Solution:

When two dice are thrown, the total number of outcomes is 36. The possible outcomes of throwing a pair of dice are given below:

(1,1) (1,2) (1,3) (1,4) (1,5) (1,6)

(2,1) (2,2) (2,3) (2,4) (2,5) (2,6)

(3,1) (3,2) (3,3) (3,4) (3,5) (3,6)

(4,1) (4,2) (4,3) (4,4) (4,5) (4,6)

(5,1) (5,2) (5,3) (5,4) (5,5) (5,6)

(6,1) (6,2) (6,3) (6,4) (6,5) (6,6)

Out of these 36 outcomes, there are 4 ways in which the sum is 9: (3,6), (4,5), (5,4), and (6,3). There are 6 ways in which the sum is 7: (1,6), (2,5), (3,4), (4,3), (5,2), and (6,1).

Case 1: The first roll is 9

The probability of throwing a 9 on the first roll is 4/36 or 1/9. In this case, the person wins the game because he has thrown 9 before 7.

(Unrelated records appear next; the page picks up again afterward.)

# xiph/daala

Measured on AMD Instinct MI355X. Metric: 1080p all-intra transform blocks/s (filter+DCT+PVQ), higher is better.
Workload: dtype int32 (lifting DCT/filters) + f64 (PVQ search)

## Files before the change

### daala_amd/csrc/pvq_refbands.hip

```cpp
#include "../../include/daala_hip.h"
#include <math.h>
#include <stdio.h>
#include <stdlib.h>
#include <string.h>
#include "od_ctx.cuh"
#include "od_pvq_math.cuh"
#include "od_occupancy.cuh"
#include "od_krange.cuh"
#include "od_band_stage.cuh"
#include "gen/od_scan_tables.h"
#define OD_RSQ_TABLE_N 512
#define OD_RSQ_HUGE
#include "pvq_search.cuh"
#include "pvq_row.cuh"
#include "pvq_regs.cuh"
#include "pvq_lane.cuh"

namespace {

constexpr int kMaxJobs = 8;
constexpr int kMaxItems = kMaxJobs*ODHIP_MAX_BANDS;
constexpr int kSlots = ODHIP_PVQ_REF_SLOTS;
constexpr int kUncCap = 1 << 16;
constexpr double kDefaultMargin = 1e-9;
// ... 59 lines not shown
    const int yv = (int16_t)(yw[e >> 1] >> (16*(e & 1)));
    const int qmi = (int16_t)(qw[e >> 1] >> (16*(e & 1)));
    rv[e] = odq_shr_round(odq_mult16_32_q16(yv, ch.z)*qmi, ch.w);
  }
}

__device__ __forceinline__ void lref_piece(const RJob &jb, int band, long blk, int c0, int (&rv)[8]) {
  const long lblk = lref_block(jb, blk);
  const int4 ch = reinterpret_cast<const int4 *>(jb.lchoice)[lblk*jb.lnb + band];
  uint4 y4 = make_uint4(0, 0, 0, 0);
  if (ch.y != 0) y4 = *reinterpret_cast<const uint4 *>(jb.ly + ((long)ch.x*jb.lnblocks + lblk)*jb.llen + c0);
  lref_dequant(ch, y4, *reinterpret_cast<const uint4 *>(jb.lqmi + c0), rv);
}

struct Unc;
struct PUncR {
  int job;
  int band;
  unsigned blk;
  int reserved;
  double rate[ODHIP_PVQ_REF_SLOTS + 1];
};
constexpr int kPUncCap = 1 << 14;

struct RItems : ItemTable<kMaxItems> {
  int perturb;
  double lambda;
  double margin;
  const RJob *jobs;
  unsigned *unc_count;
  Unc *unc;
  unsigned *pcount;
  struct PUncR *plist;
  double tol_scale;
  int fuse;
  int sort_weights;
#ifdef ODHIP_EXPERIMENTS
  int abl;
#endif
};

struct Unc {
  int job;
  int band;
  unsigned blk;
  int theta;
  double corr;
};

__constant__ unsigned char kRScanXY[OD_SCAN_LEN][2];

__device__ __forceinline__ long block_base(const RJob &j, long blk) {
  const int N = 4 << j.bs;
  const long per = (long)j.bw*j.bh;
  const int p = (int)(blk/per);
// ... 61 lines not shown
  const int proj_shift = (odq_ilog(abs(proj)) - 1) - 14;
  const int16_t proj_norm = (int16_t)odq_vshr_round(proj, proj_shift);
  *proj_1 = (int16_t)odq_mult16_16_q15(proj_norm, rcp);
  int os = 14 - proj_shift - 1 + l2r_shift;
  *outshift = os > 30 ? 30 : os;
}


constexpr int kSortBins = 256;
constexpr int kSortChunk = 2048;

__device__ __forceinline__ int od_work_bin(int pulses) {
  if (pulses < 96) return pulses;
  const int b = 96 + ((pulses - 96) >> 3);
  return b < kSortBins ? b : kSortBins - 1;
}

template <class Sink>
__device__ __forceinline__ void refb_enumerate(const RJob &jb, int band, int32_t cg, int32_t gain_offset,
 int32_t theta, int flags, double corr, Sink &sink) {
  const int n = jb.off[band + 1] - jb.off[band];
  const int beta = jb.beta[band];
  if (flags & ODHIP_REFBAND_THETA) {
    int nth = 0;
    const int gain_bound = (cg - gain_offset) >> ODQ_CGAIN_SHIFT;
    const double scale_1 = __ddiv_rn(1., kThetaScale);
    for (int i = gain_bound - 1 > 1 ? gain_bound - 1 : 1; i <= gain_bound + 1; i++) {
      const int32_t qcg = odq_shl32(i, ODQ_CGAIN_SHIFT) + gain_offset;
      const int ts = odq_pvq_compute_max_theta(qcg, beta);
      const double t = __ddiv_rn(((theta*scale_1)*2), kPi)*ts;
      int lower = (int)floor(.5 + t) - 2;
      if (lower < 0) lower = 0;
      int upper = (int)ceil(t);
      if (upper > ts - 1) upper = ts - 1;
      const int gi = i - (gain_bound - 1);
      sink.gain(gi, i, ts, lower);
      for (int j = lower; j <= upper && nth < ODHIP_PVQ_REF_SLOTS - 2; j++) {
        sink.theta(gi, i, j, ts, odq_compute_k_ref(j, n));
        nth++;
      }
    }
  }
  if ((jb.is_keyframe && jb.pli == 0) || corr < .5 || cg < odq_shl32(2, ODQ_CGAIN_SHIFT)) {
    const int gain_bound = cg >> ODQ_CGAIN_SHIFT;
    int c = 0;
    for (int i = gain_bound > 1 ? gain_bound : 1; i <= gain_bound + 1; i++) {
      sink.noref(c++, i, odq_compute_k_noref(odq_shl32(i, ODQ_CGAIN_SHIFT), n, beta));
    }
  }
}
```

Case 2: The first roll is 7

The probability of throwing a 7 on the first roll is 6/36 or 1/6. In this case, the person loses the game because he has thrown 7 before 9.

Case 3: The first roll is neither 7 nor 9

The probability of throwing a number other than 7 or 9 on the first roll is 1 - 1/9 - 1/6 = 4/9. In this case, the person throws again. If he throws a 9 before a 7, he wins. If he throws a 7 before a 9, he loses. The probability of winning in this case is given by:

P(Win) = (4/36) + (4/9)(1/9) + (4/9)(4/9)(1/9) + ...

This is a geometric series with first term a = 4/36 and common ratio r = (4/9)(1/9) = 4/81. The sum of an infinite geometric series with first term a and common ratio r is given by:

S = a/(1 - r)

Substituting the values of a and r, we get:

P(Win) = (4/36)/(1 - 4/81) = (2/9)/(77/81) = 2/5

Therefore, the chance that the person throws 9 before 7 is 2/5.